Sanne leunt tegen de deurpost van het kamertje dat van haar opa was geweest. Het staat nu vol apparatuur.
‘Gisteravond probeerde een van de blauwtjes het apparaatje van het plafond af te halen. Hij beet er zelfs in,’ zegt Iris grinnikend.
‘Daar zijn beelden van?’ vraagt Kees.
‘Zeker. We hebben alles al naar Jacqueline doorgestuurd.’
‘De geluiden moeten vertraagd afgespeeld worden,’ zegt Sanne. Ze voelt haar gezicht rood worden; ze had oma beloofd zich er niet mee te bemoeien!
De drie kijken haar aan.
‘Want ze praten heel hoog en snel,’ voegt ze nog toe. Ze mag ze toch wel helpen?
22.Nog even
‘Ha, Lucas! Ga zitten.’ Jacqueline verschuift wat paperassen op haar bureau en kijkt hem stralend aan. ‘Geloof het of niet,’ zegt ze. ‘Die wezentjes hebben een taal, een echte taal, net zoals wij.’
‘Dus dat kind had gelijk,’ mompelt Lucas.
‘Wat?’
‘O, niets. Dat is geweldig nieuws, Jacq! Kun je het al vertalen?’
Ze lacht. ‘Nee, daarvoor is het te vroeg.’
Lucas’ mobiel klingelt. ‘Een berichtje van Iris. Momentje.’ Hij kijkt Jacqueline opgetogen aan. ‘Er zijn nog meer blauwtjes gearriveerd.’

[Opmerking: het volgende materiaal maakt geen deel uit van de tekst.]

constexpr bool traj_pf(int ARCH, int D, int T) {
  return CMCD_TRAJ_PF != 0 && (T == 9 || (D == 2 && (T == 2 || ARCH == CMCD_ARCH_DDS)));
}
#ifndef CMCD_TRAJ_TAIL4
#define CMCD_TRAJ_TAIL4 1
#endif
template <int TARGET, int ARCH, int D, int T, bool PF = traj_pf(ARCH, D, T), bool TAIL4 = false>
__global__ __launch_bounds__(512, (T > 4 || D > 4) ? 2 : 4) void traj_kernel(TrajArgs a) {
  constexpr int HP = 16 * T;
  extern __shared__ __attribute__((aligned(16))) float lds[];
  float* lds_w2 = lds;
  float* lds_w1z = lds_w2 + HP * HP;
  float* lds_w3t = lds_w1z + D * HP;
  float* lds_b2 = lds_w3t + D * HP;
  float* lds_b3 = lds_b2 + HP;
  float* lds_tgt = lds_b3 + 16;
  {
    const f32x4* src = reinterpret_cast<const f32x4*>(a.ws + a.w.w1z);
    f32x4* dst = reinterpret_cast<f32x4*>(lds_w1z);
    for (int i = threadIdx.x; i < D * HP / 4; i += blockDim.x) dst[i] = src[i];
    src = reinterpret_cast<const f32x4*>(a.ws + a.w.w2);
    dst = reinterpret_cast<f32x4*>(lds_w2);
    for (int i = threadIdx.x; i < HP * HP / 4; i += blockDim.x) dst[i] = src[i];
    src = reinterpret_cast<const f32x4*>(a.ws + a.w.w3t);
    dst = reinterpret_cast<f32x4*>(lds_w3t);
    for (int i = threadIdx.x; i < D * HP / 4; i += blockDim.x) dst[i] = src[i];
    for (int i = threadIdx.x; i < HP; i += blockDim.x) lds_b2[i] = a.ws[a.w.b2 + i];
    for (int i = threadIdx.x; i < 16; i += blockDim.x) lds_b3[i] = a.ws[a.w.b3 + i];
    for (int i = threadIdx.x; i < a.w.tgt_floats; i += blockDim.x) lds_tgt[i] = a.ws[a.w.tgt + i];
    float warm = 0.f;
    const int64_t t0 = a.w.sched;
    const int64_t t1 = (ARCH == CMCD_ARCH_GEFFNER ? a.w.utab : a.w.bias1) + (int64_t)(a.K + 1) * HP;
    const int64_t per_xcd = (gridDim.x + 7) >> 3, rank = blockIdx.x >> 3;
    for (int64_t i = t0 + 32 * (rank * blockDim.x + threadIdx.x); i < t1; i += 32 * per_xcd * blockDim.x) warm += a.ws[i];
    asm volatile("" ::"v"(warm));
  }
  __syncthreads();

  const int lane = threadIdx.x & 63, g = lane >> 4, c = lane & 15;
  const int64_t wave = (int64_t)blockIdx.x * (blockDim.x >> 6) + (threadIdx.x >> 6);
  if (wave * 16 >= a.n) return;
  const int64_t p = wave * 16 + c;
  const bool valid = p < a.n;
  const int32_t seed = a.seeds[valid ? p : a.n - 1];
  const int K = a.K;

  float qmean[D], qstd[D], qiv[D];
#pragma unroll
  for (int j = 0; j < D; ++j) {
    qmean[j] = a.params[a.lay.vd_mean + j];
    qstd[j] = expf(a.params[a.lay.vd_logdiag + j]);
    qiv[j] = 1.0f / (qstd[j] * qstd[j]);
  }

  const int gb = g & 1;
  uint32_t x0, x1, k0 = 0u, k1 = (uint32_t)seed;
  float z[D];
  {
    x0 = gb; x1 = 2 + gb;
    threefry2x32(k0, k1, x0, x1);
    uint32_t a0, a1, b0, b1;
    rows01(x0, a0, a1);
    rows01(x1, b0, b1);
    constexpr int Hh = (D + 1) / 2;
    float nz[2 * Hh];
#pragma unroll
    for (int j0 = 0; j0 < Hh; j0 += 4) {
      const int j = j0 + g;
      uint32_t y0 = j, y1 = (Hh + j < D) ? Hh + j : 0;
      threefry2x32(a0, a1, y0, y1);
      if (a.dbg_bits && valid && j < Hh) {
        a.dbg_bits[p * D + j] = y0;
        a.dbg_noise[p * D + j] = bits_to_normal(y0);
        if (Hh + j < D) {
          a.dbg_bits[p * D + Hh + j] = y1;
          a.dbg_noise[p * D + Hh + j] = bits_to_normal(y1);
        }
      }
      uint32_t r0[4], r1[4];
      rows0123(__float_as_uint(bits_to_normal(y0)), r0);
      rows0123(__float_as_uint(bits_to_normal(y1)), r1);
#pragma unroll
      for (int q = 0; q < 4; ++q)
        if (j0 + q < Hh) {
          nz[j0 + q] = __uint_as_float(r0[q]);
          nz[Hh + j0 + q] = __uint_as_float(r1[q]);
        }
    }
#pragma unroll
    for (int j = 0; j < D; ++j) z[j] = qstd[j] * nz[j] + qmean[j];
    if (a.traj && valid && g == 0) {
#pragma unroll
      for (int j = 0; j < D; ++j) a.traj[p * D + j] = z[j];
    }
    x0 = gb; x1 = 2 + gb;
    threefry2x32(b0, b1, x0, x1);
    uint32_t c0, c1;
    rows01(x0, c0, c1);
    x0 = gb; x1 = 2 + gb;
    threefry2x32(c0, c1, x0, x1);
    rows01(x1, k0, k1);
    if (a.dbg_keys && valid && g == 0) {
      a.dbg_keys[p * 2] = k0;
      a.dbg_keys[p * 2 + 1] = k1;
    }
  }

  float w = 0.f;
#pragma unroll
  for (int j = 0; j < D; ++j) {
    const float dz = z[j] - qmean[j];
    w -= -(dz * dz) / (2.0f * qstd[j] * qstd[j]) - logf(qstd[j]) - kHalfLog2Pi;
  }

  const float clipv = a.var_mode ? 1e2f : 1e3f;
  const bool clip_p = a.grad_clipping != 0;
  const bool clip_q = clip_p && a.var_mode;

  const float* bias1 = a.ws + a.w.bias1;
  const float* utab = a.ws + a.w.utab;

  float zp[D];
  float fk_lp = 0.f;
  float pbeta = 0.f, peps = 0.f, pinv2s2 = 0.f, pcst = 0.f;
  float logp = 0.f;
#pragma unroll
  for (int j = 0; j < D; ++j) zp[j] = 0.f;

  for (int i = 0; i <= K; ++i) {
    float gp[D], sn[D];
    if (CMCD_TRAJ_ABL & 4) {
#pragma unroll
      for (int j = 0; j < D; ++j) gp[j] = -z[j];
      logp = z[0];
    } else {
      Target<TARGET, D>::eval(z, g, lds_tgt, logp, gp);
    }
    if (a.ula == 1) {
#pragma unroll
      for (int j = 0; j < D; ++j) sn[j] = 0.f;
    } else {
      const int64_t row = (a.ula == 2) ? (i > 0 ? i - 1 : 0) : i;
      if constexpr (TAIL4) eval_net_tail4<ARCH, D, T>(z, bias1 + row * HP, utab + row * HP, lds_w2, lds_w1z, lds_b2, lds_w3t, lds_b3, lane, sn);
      else eval_net<ARCH, D, T, PF>(z, bias1 + row * HP, utab + row * HP, lds_w2, lds_w1z, lds_b2, lds_w3t, lds_b3, lane, sn);
    }
    const float fsn = a.ula ? 0.f : 1.f;
    float gq[D];
#pragma unroll
    for (int j = 0; j < D; ++j) {
      gq[j] = -(z[j] - qmean[j]) * qiv[j];
      if (clip_p) gp[j] = fminf(fmaxf(gp[j], -clipv), clipv);
      if (clip_q) gq[j] = fminf(fmaxf(gq[j], -clipv), clipv);
    }

    if (i > 0) {
      float bk_lp = 0.f;
#pragma unroll
      for (int j = 0; j < D; ++j) {
        const float ub = -1.0f * (pbeta * gp[j] + (1.0f - pbeta) * gq[j]);
        const float bk = z[j] - peps * ub + peps * sn[j];
        const float db = zp[j] - bk;
        bk_lp += -(db * db) * pinv2s2 - pcst;
      }
      w += bk_lp - fk_lp;
    }
    if (i == K) break;

    const float* scr = a.ws + a.w.sched + 8 * (int64_t)i;
    const float beta = scr[0], eps = scr[1], sig = scr[2], cst = scr[3], inv2s2 = scr[4];

    x0 = gb; x1 = 2 + gb;
    threefry2x32(k0, k1, x0, x1);
    uint32_t g0, g1, h0, h1;
    rows01(x0, g0, g1);
    rows01(x1, h0, h1);
    constexpr int Hh = (D + 1) / 2;
    constexpr int NB = 2 + Hh;
    float nz[2 * Hh];
#pragma unroll
    for (int b0 = 0; b0 < NB; b0 += 4) {
      const int b = b0 + g;
      const bool is_split = b < 2;
      const int jn = b - 2;
      uint32_t y0 = is_split ? b : jn;
      uint32_t y1 = is_split ? 2 + b : ((Hh + jn < D) ? Hh + jn : 0);
      if (!(CMCD_TRAJ_ABL & 8)) threefry2x32(is_split ? h0 : g0, is_split ? h1 : g1, y0, y1);
      if (b0 == 0) {
        rows01(y1, k0, k1);
        if (a.dbg_keys && valid && g == 0) {
          a.dbg_keys[((int64_t)(i + 1) * a.n + p) * 2] = k0;
          a.dbg_keys[((int64_t)(i + 1) * a.n + p) * 2 + 1] = k1;
        }
      }
      if (a.dbg_bits && valid && jn >= 0 && jn < Hh) {
        const int64_t o = ((int64_t)(i + 1) * a.n + p) * D;
        a.dbg_bits[o + jn] = y0;
        a.dbg_noise[o + jn] = bits_to_normal(y0);
        if (Hh + jn < D) {
          a.dbg_bits[o + Hh + jn] = y1;
          a.dbg_noise[o + Hh + jn] = bits_to_normal(y1);
        }
      }
      if (D == 2 && !(CMCD_TRAJ_ABL & 8)) {
        uint32_t t0, t1;
        swap16(y1, y1, t0, t1);
        const float dev = bits_to_normal(g == 3 ? t0 : y0);
        uint32_t rr[4];
        rows0123(__float_as_uint(dev), rr);
        nz[0] = __uint_as_float(rr[2]);
        nz[1] = __uint_as_float(rr[3]);
      } else {
        uint32_t r0[4], r1[4];
        rows0123(__float_as_uint((CMCD_TRAJ_ABL & 8) ? __uint_as_float(y0) * 1e-9f : bits_to_normal(y0)), r0);
        rows0123(__float_as_uint((CMCD_TRAJ_ABL & 8) ? __uint_as_float(y1) * 1e-9f : bits_to_normal(y1)), r1);
#pragma unroll
        for (int q = 0; q < 4; ++q) {
          const int jj = b0 + q - 2;
          if (jj >= 0 && jj < Hh) {
            nz[jj] = __uint_as_float(r0[q]);
            nz[Hh + jj] = __uint_as_float(r1[q]);
          }
        }
      }
    }

    fk_lp = 0.f;
#pragma unroll
    for (int j = 0; j < D; ++j) {
      const float uf = -1.0f * (beta * gp[j] + (1.0f - beta) * gq[j]);
      const float fk = z[j] - eps * uf - eps * (fsn * sn[j]);
      const float zn = fk + sig * nz[j];
      const float df = zn - fk;
      fk_lp += -(df * df) * inv2s2 - cst;
      zp[j] = z[j];
      z[j] = zn;
    }
    if (a.traj && valid && g == 0) {
#pragma unroll
      for (int j = 0; j < D; ++j) a.traj[((int64_t)(i + 1) * a.n + p) * D + j] = z[j];
    }
    pbeta = beta; peps = eps; pinv2s2 = inv2s2; pcst = cst;
  }
  w += logp;
  const float loss = -w;

  if (valid && g == 0) {
    a.out_loss[p] = loss;
#pragma unroll
    for (int j = 0; j < D; ++j) a.out_z[p * D + j] = z[j];
  }

  const bool use = valid && g == 0;
  double cnt = (use && isfinite(loss)) ? 1.0 : 0.0;
  double sm = use ? (double)loss : 0.0;
  double sq = use ? (double)loss * (double)loss : 0.0;
  double mx = use ? -(double)loss : -INFINITY;
#pragma unroll
  for (int o = 1; o < 16; o <<= 1) {
    cnt += __shfl_xor(cnt, o);
    sm += __shfl_xor(sm, o);
    sq += __shfl_xor(sq, o);
    mx = fmax(mx, __shfl_xor(mx, o));
  }
  double ex = (use && mx > -INFINITY && mx < INFINITY) ? exp(-(double)loss - mx) : 0.0;
#pragma unroll
  for (int o = 1; o < 16; o <<= 1) ex += __shfl_xor(ex, o);
  if (lane == 0) {
    double* o = a.partials + wave * CMCD_NSTATS;
    o[0] = cnt; o[1] = sm; o[2] = sq; o[3] = mx; o[4] = ex;
  }
}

‘O, maar dat is geweldig! Die zullen elkaar heel wat te vertellen hebben. Ergo: meer data en dus een grotere kans voor ons om hun taal te ontcijferen.’
‘Nog even en we kunnen met ze communiceren?’
Jacqueline knikt. ‘Zeker weten!’
23.Weer samen
Morre schrikt wakker uit zijn middagdutje. Er klinkt geroezemoes. Het zijn stemmen. Veel stemmen. Zouden dat … ? Hij springt op, trekt haastig zijn wada aan en rent naar buiten. Zegge staat daar en Egge en … zijn hele familie!
‘Jola!’ roept hij.
Een vrouw vliegt op hem af en springt hem om de hals.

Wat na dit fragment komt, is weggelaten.